KV1.5 is a mammalian voltage-dependent K+ channel, homologous to the DrosophilaShaker K+ channel. KV1.5 was first cloned from rat brain1. Eight Shaker related genes exist in mammals constituting the KV1, subfamily of the large KV channel family of genes2.
A functional KV1 channel is either a membrane spanning homotetramer or heterotetramer, which is composed of members of the same subfamily. In addition several auxiliary subunits and intracellular proteins might interact with the channel and affect its function.
The structure of KV1.5 channel is similar to all KV channels and includes six membrane spanning helixes creating a voltage sensor domain and a pore domain 2.

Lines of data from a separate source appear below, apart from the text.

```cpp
#ifndef AMP_F_STAGGER
#define AMP_F_STAGGER 4000
#endif
    uint32_t tkN = take_ticket(), tkN2 = 0;
    int64_t i0 = rb, i1 = rb + 64 * (int64_t)tkN, i2 = rb;
    const Hdr h_first = load_hdr(i1);
    if (AMP_F_STAGGER > 0) {
        const unsigned long long t_end = __builtin_amdgcn_s_memtime() + (unsigned long long)AMP_F_STAGGER * (unsigned)wave;
        while (__builtin_amdgcn_s_memtime() < t_end) __builtin_amdgcn_s_sleep(8);
    }
    int tile_no = 0; (void)tile_no;
    HdrP hN = pack_hdr(h_first);
    Hdr hN2{0, 0, 0u, 0u, 0u, 0u, 0u};
    Cg cN = load_cig(hN);
    uint32_t m0N = 0;
    Geo gN = geometry(hN, i1, m0N);
    Bytes xN = issue_bytes(gN, m0N);
    tkN2 = take_ticket();
    i2 = rb + 64 * (int64_t)tkN2;
    hN2 = load_hdr(i2);
    while (tkN < n_tb) {
        __builtin_amdgcn_s_waitcnt(0x0F70);
        F_STAMP(1);
#if defined(AMP_DEV) && defined(AMP_ABL)
        if (AMP_ABL & 32) { if (((tile_no++) + (wave >> 2)) & 1) __builtin_amdgcn_s_setprio(1); else __builtin_amdgcn_s_setprio(0); }
#endif
        const HdrP h = hN;
        const Cg cA = cN;
        const Geo g = gN;
        const Bytes xA = xN;
        hN = pack_hdr(hN2);
        i0 = i1; i1 = i2; tkN = tkN2;
        const int64_t i = i0 + lane;
        const int32_t pos = h.pos;
        const uint32_t lseq = h.lseq(), flag = h.flag(), c0 = h.c0, o8 = h.o8;
        const uint32_t np = g.np, phi = g.phi;
        const bool solo = g.solo, taken = g.taken, fastq = g.fastq;
        const Shape shp = shape_of(h, cA, fastq);
        int32_t do_trim_t = P.do_trim, do_count_t = P.do_count;
        asm volatile("" : "+s"(do_trim_t), "+s"(do_count_t));
        const bool trim = shp.ok & (do_trim_t != 0);
        const Tabs tA = load_tabs(h, shp, trim);
        {
            const int32_t first_pos = __builtin_amdgcn_readfirstlane(pos);
            const int32_t want = (first_pos < 16 ? 0 : first_pos - 16) & ~15;
            if (pw_tiles >= F_FLUSH || want < pw_base || want - pw_base >= 64) {
                if (pw_tiles) fold();
                pw_base = want; pw_tiles = 0;
            }
            ++pw_tiles;
        }
        pw_lim = (int64_t)G - pw_base >= (int64_t)F_PW ? (uint32_t)F_PW : (uint32_t)(G > (uint32_t)pw_base ? G - (uint32_t)pw_base : 0u);
        const uint32_t rot = (uint32_t)lane % np;
        const uint8_t *qrow = rd.qual + (int64_t)o8 * 8;
        const uint8_t *srow = rd.seq + (int64_t)o8 * 4;
        const int32_t lrow = fastq ? (int32_t)g.row - (int32_t)phi : 0;
        const lds_u8 *const lq = stage + (fastq ? (int32_t)g.row : 0);
        uint4 q16[F_NP];
        uint2 s8[F_NP];
        wave_sync();
#pragma unroll
        for (int k = 0; k < F_NP; ++k) {
            uint32_t p = (uint32_t)k + rot;
            p = p >= np ? p - np : p;
            p = (uint32_t)k < np ? p : np - 1u;
            const lds_u8 *src = stage + lrow + (int32_t)(p * 16u);
            const amp_u32x2 a = *(const lds_u32x2 *)src, b = *(const lds_u32x2 *)(src + 8);
            q16[k] = make_uint4(a.x, a.y, b.x, b.y);
        }
        Cig2 s = shp.s;
        const bool shaped = shp.ok;
        const bool in_ref = (uint32_t)pos < G && (uint32_t)(pos + shp.refspan - 1) < G;
        const bool rev = (flag & 0x10u) != 0;
        const int32_t q_ins = s.kind ? s.a + s.m1 : 0, q_seg2 = q_ins + (s.kind == 1 ? s.k : 0);
        TrimState ts{pos, 1, 0u, 0};
#if AMP_F4_BF
        {
            ts.err = (trim & !in_ref) ? AMP_RS_INDEX_REF : 0;
            int32_t p2 = pos; uint32_t f2 = 0u;
            s = cig2_of(bf_trim_primers(bf_of(s), p2, f2, flag, h.isize_flag(), (int32_t)lseq, tA.L, tA.R)); ts.pos = p2; ts.flags = f2;
        }
        const bool scan = trim & (ts.err == 0) & !s.punt;
        int32_t lo, qlen;
        bf_quality_window(bf_of(s), (int32_t)lseq, lo, qlen);
        lo = scan ? lo + (int32_t)phi : 0; qlen = scan ? qlen : 0;
#else
        if (trim) {
            if (!in_ref) ts.err = AMP_RS_INDEX_REF;
// ... 13 lines not shown
        wave_sync();
#pragma unroll
        for (int sl = 0; sl < F_STAGE / 2048; ++sl) *(lds_u32x4 *)(stage + sl * 1024 + lane * 16) = amp_u32x4{xA.raws[sl].x, xA.raws[sl].y, xA.raws[sl].z, xA.raws[sl].w};
        wave_sync();
#if AMP_F4_LEAN
        {
            if (lane == 0) *(lds_u32x4 *)(stage + ((g.Tq >> 1) & ~3u)) = amp_u32x4{0x11111111u, 0x11111111u, 0x11111111u, 0x11111111u};
            wave_sync();
            const uint32_t e = fastq ? lseq & 7u : 0u;
            if (e) {
                lds_u32 *w = (lds_u32 *)(stage + (g.row >> 1) + 4u * (lseq >> 3));
                const uint32_t x = *w, xs = ((x & 0x0F0F0F0Fu) << 4) | ((x >> 4) & 0x0F0F0F0Fu);
                const uint32_t keepn = (1u << (4u * e)) - 1u;
                const uint32_t ys = (xs & keepn) | (0x11111111u & ~keepn);
                *w = ((ys & 0x0F0F0F0Fu) << 4) | ((ys >> 4) & 0x0F0F0F0Fu);
            }
            wave_sync();
        }
#endif
#pragma unroll
        for (int k = 0; k < F_NP; ++k) {
            uint32_t p = (uint32_t)k + rot;
            p = p >= np ? p - np : p;
            p = (uint32_t)k < np ? p : np - 1u;
            const lds_u8 *src = stage + (lrow >> 1) + (int32_t)(p * 8u);
            s8[k] = make_uint2(*(const lds_u32 *)src, *(const lds_u32 *)(src + 4));
        }
        const lds_u8 *const lsq = stage + (fastq ? (int32_t)(g.row >> 1) : 0) + (g_b >> 1);
        const uint2 bsq = make_uint2(*(const lds_u32 *)lsq, *(const lds_u32 *)(lsq + 4));
        wave_sync();
        store_pending(pend);
        tkN2 = take_ticket();
        i2 = rb + 64 * (int64_t)tkN2;
        cN = load_cig(hN);
        gN = geometry(hN, i1, m0N);
        xN = issue_bytes(gN, m0N);
        hN2 = load_hdr(i2);
        F_STAMP(2);

        int32_t ffmin = 0x7FFFFFFF, lemax = -1;
#if defined(AMP_DEV) && defined(AMP_ABL)
        if (do_trim_t && !(AMP_ABL & 4)) {
#else
        if (do_trim_t) {
#endif
#pragma unroll
            for (int k = 0; k < F_NP; ++k) {
                uint32_t p = (uint32_t)k + rot;
                p = p >= np ? p - np : p;
                p = (uint32_t)k < np ? p : np;
                const int32_t j0 = (int32_t)(p * 16u);
                uint2 nx = make_uint2(q16[0].x, q16[0].y);
                if (k + 1 < F_NP && (uint32_t)(k + 1) < np) nx = make_uint2(q16[k + 1].x, q16[k + 1].y);
                uint32_t fail = piece_fail_bits<W>(q16[k], nx, thr);
                int32_t blo = lo - j0, bhi = hi - W - j0;
                blo = blo < 0 ? 0 : (blo > 16 ? 16 : blo); bhi = bhi > 15 ? 15 : (bhi < -1 ? -1 : bhi);
                fail &= (0xFFFFu >> (15 - bhi)) & (0xFFFFu << blo);
                const int32_t f1 = j0 + (__builtin_ffs((int)fail) - 1), e1 = j0 + (31 - __builtin_clz(fail)) + W;
                ffmin = fail && f1 < ffmin ? f1 : ffmin;
                lemax = fail && e1 > lemax ? e1 : lemax;
            }
        }

        F_STAMP(3);
        const bool star = fb == 0xFFu;
        int32_t iq = rev ? (lemax >= 0 ? lemax - lo : 0) : (ffmin != 0x7FFFFFFF ? ffmin - lo : qlen);
        const bool tail = scan & (rev ? lemax < 0 : ffmin == 0x7FFFFFFF);
        if (tail) {
            int32_t acc = 0;
            const uint64_t t_lo = (uint64_t)tw0.x | ((uint64_t)tw0.y << 32), t_hi = (uint64_t)tw1.x | ((uint64_t)tw1.y << 32);
            const int32_t kmax = qlen < W - 1 ? qlen : W - 1;
            const int32_t qlo = lo - (int32_t)phi, qhi = hi - (int32_t)phi;
            for (int32_t k = 1; k <= kmax; ++k) {
                const uint32_t o = (uint32_t)((rev ? qlo + k - 1 : qhi - k) - tab);
                acc += (int32_t)(((o < 8u ? t_lo : t_hi) >> ((o & 7u) * 8u)) & 0xFFu);
                if ((int64_t)acc < (int64_t)mq * k) iq = rev ? k : qlen - k;
            }
        }
#if AMP_F4_BF
        { uint32_t f2 = ts.flags; s = cig2_of(bf_trim_quality(bf_of(s), ts.pos, f2, rev, iq, qlen)); ts.flags = f2; }
#else
        if (scan) cig2_trim_quality(ts, rev, iq, qlen, s);
#endif
        const bool stored = shaped & !star & !s.punt;
        const bool general = i < re && !stored;
        const bool emit = stored & (ts.err == 0);
        const bool has0 = emit & (s.a > 0), has1 = emit & (s.m1 > 0), has2 = emit & (s.kind != 0), has3 = has2 & (s.m2 > 0), has4 = emit & (s.c > 0);
        uint32_t cw[5] = {((uint32_t)s.a << 4) | OP_S, ((uint32_t)s.m1 << 4) | s.op, ((uint32_t)s.k << 4) | (s.kind == 1 ? OP_I : OP_D),
                          ((uint32_t)s.m2 << 4) | s.op, ((uint32_t)s.c << 4) | OP_S};
        cw[4] = has4 ? cw[4] : 0u;
        cw[3] = has3 ? cw[3] : cw[4]; cw[4] = has3 ? cw[4] : 0u;
        cw[2] = has2 ? cw[2] : cw[3]; cw[3] = has2 ? cw[3] : cw[4]; cw[4] = has2 ? cw[4] : 0u;
        cw[1] = has1 ? cw[1] : cw[2]; cw[2] = has1 ? cw[2] : cw[3]; cw[3] = has1 ? cw[3] : cw[4]; cw[4] = has1 ? cw[4] : 0u;
        cw[0] = has0 ? cw[0] : cw[1]; cw[1] = has0 ? cw[1] : cw[2]; cw[2] = has0 ? cw[2] : cw[3]; cw[3] = has0 ? cw[3] : cw[4]; cw[4] = has0 ? cw[4] : 0u;
        const uint32_t ncig = (has0 ? 1u : 0u) + (has1 ? 1u : 0u) + (has2 ? 1u : 0u) + (has3 ? 1u : 0u) + (has4 ? 1u : 0u);
        const int32_t reflen = emit ? s.ref_len() : 0;
        n_err += (stored & (ts.err != 0)) ? 1u : 0u;
        const bool counted = stored && !ts.err && do_count_t;
        F_STAMP(4);
        const bool two = counted && s.kind != 0;
// ... 93 lines not shown
#if AMP_F4_LEAN
            const int32_t lim16 = (int32_t)pw_lim - 16;
            if (__ballot(has_b && now)) {
                const uint32_t mB = (has_b & now) ? okB & range_bits16(qa2 - jb, xbe - jb) : 0u;
                redo |= F_COUNT5(bsq, mB, dbase2 + jb, lim16, (uint32_t)(uintptr_t)wrep) << F_NP;
            }
#else
            if (__ballot(has_b && now)) {
                if (has_b && now && count_piece(make_uint4(bq0.x, bq0.y, bq1.x, bq1.y), bsq, jb, qa2, xbe, dbase2)) redo |= 1u << F_NP;
            }
#endif
#pragma unroll
            for (int k = 0; k < F_NP; ++k) {
                uint32_t p = (uint32_t)k + rot;
                p = p >= np ? p - np : p;
                p = (uint32_t)k < np ? p : np;
                const int32_t j0 = (int32_t)(p * 16u);
                const bool second = j0 >= qb1;
#if AMP_F4_LEAN
                redo |= F_COUNT5(s8[k], okm[k] & range_bits16((second ? a2 : a1) - j0, (second ? b2 : b1) - j0), (second ? dbase2 : dbase1) + j0, lim16,
                                 (uint32_t)(uintptr_t)wrep) << k;
#else
                asm volatile("" : "+v"(q16[k].x), "+v"(q16[k].y), "+v"(q16[k].z), "+v"(q16[k].w), "+v"(s8[k].x), "+v"(s8[k].y));
                if (count_piece(q16[k], s8[k], j0, second ? a2 : a1, second ? b2 : b1, second ? dbase2 : dbase1)) redo |= 1u << k;
                __builtin_amdgcn_sched_barrier(0);
#endif
            }
            todo = todo && !now;
        }
        F_STAMP(5);
        bool want_status = bad_extra;
        if (__ballot(redo != 0u)) {
            if (redo) {
                const int32_t a1 = qa1 - (int32_t)phi, b1 = qb1 - (int32_t)phi, a2 = qa2 - (int32_t)phi, b2 = qb2 - (int32_t)phi;
                auto careful = [&](int32_t x0, int32_t x1, int32_t qa_q, int32_t rp0) {
                    for (int32_t q = x0; q < x1; ++q) {
                        if ((int32_t)qrow[q] < mq) continue;
                        const uint32_t sb = srow[q >> 1];
                        const uint32_t col = col_of_code((q & 1) ? (sb & 15u) : (sb >> 4));
                        const int32_t rp = rp0 + (q - qa_q);
                        const uint32_t d = (uint32_t)(rp - bw_base);
                        if (col > 4u || (uint32_t)rp >= G) want_status = true;
                        else if (d < (uint32_t)F_BW && col < (uint32_t)F_NPL) lds_add_nt(bwin + col * F_BW + d, 1u);
                        else atomicAdd(&karg_late_ptr<uint32_t>(KA_COUNTS)[(size_t)rp * AMP_NSYM + col], 1u);
                    }
                };
                for (int k = 0; k < F_NP; ++k) {
                    if (!((redo >> k) & 1u)) continue;
                    uint32_t p = (uint32_t)k + rot;
                    p = p >= np ? p - np : p;
                    const int32_t j0 = (int32_t)(p * 16u) - (int32_t)phi;
                    const bool second = j0 + (int32_t)phi >= qb1;
                    const int32_t sa = second ? a2 : a1, sb_ = second ? b2 : b1;
                    careful(j0 < sa ? sa : j0, j0 + 16 < sb_ ? j0 + 16 : sb_, sa, second ? pos2 : ts.pos);
                }
                if ((redo >> F_NP) & 1u) careful(a2, xbe - (int32_t)phi, a2, pos2);
            }
        }

        {
            uint32_t meta = ncig | ((uint32_t)ts.err << 8) | ((ts.err ? 0u : ts.flags) << 16) | (stored ? P_STORED : 0u);
            if (general) meta |= P_LIST;
            else if (counted && want_status) meta |= P_LIST | P_STATUS_ONLY;
            pend = Pend{(uint32_t)i, c0, ts.pos, reflen, meta, cw[0], cw[1], cw[2], cw[3], cw[4]};
        }
        F_STAMP(6);
// ... 117 lines not shown
```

The channel is expressed in cardiac and smooth muscle tissue (colon, aorta, stomach and pulmonary artery) as well as in neurons and kidney2. A loss of function mutation in the gene encoding the channel was found in atrial fibrilation patients, stressing its role as a cardiac action potential regulator3.
The functional channel is considered a transient (A-type) channel and shows prominent inactivation. Therefore, KV1.5 activity influences the membrane potential and excitability of neurons and muscle.
KV1.5 channels are sensitive to high doses of TEA (330 mM) and low doses of 4-AP (0.27 mM), the “classical” non-selective potassium channel blockers2.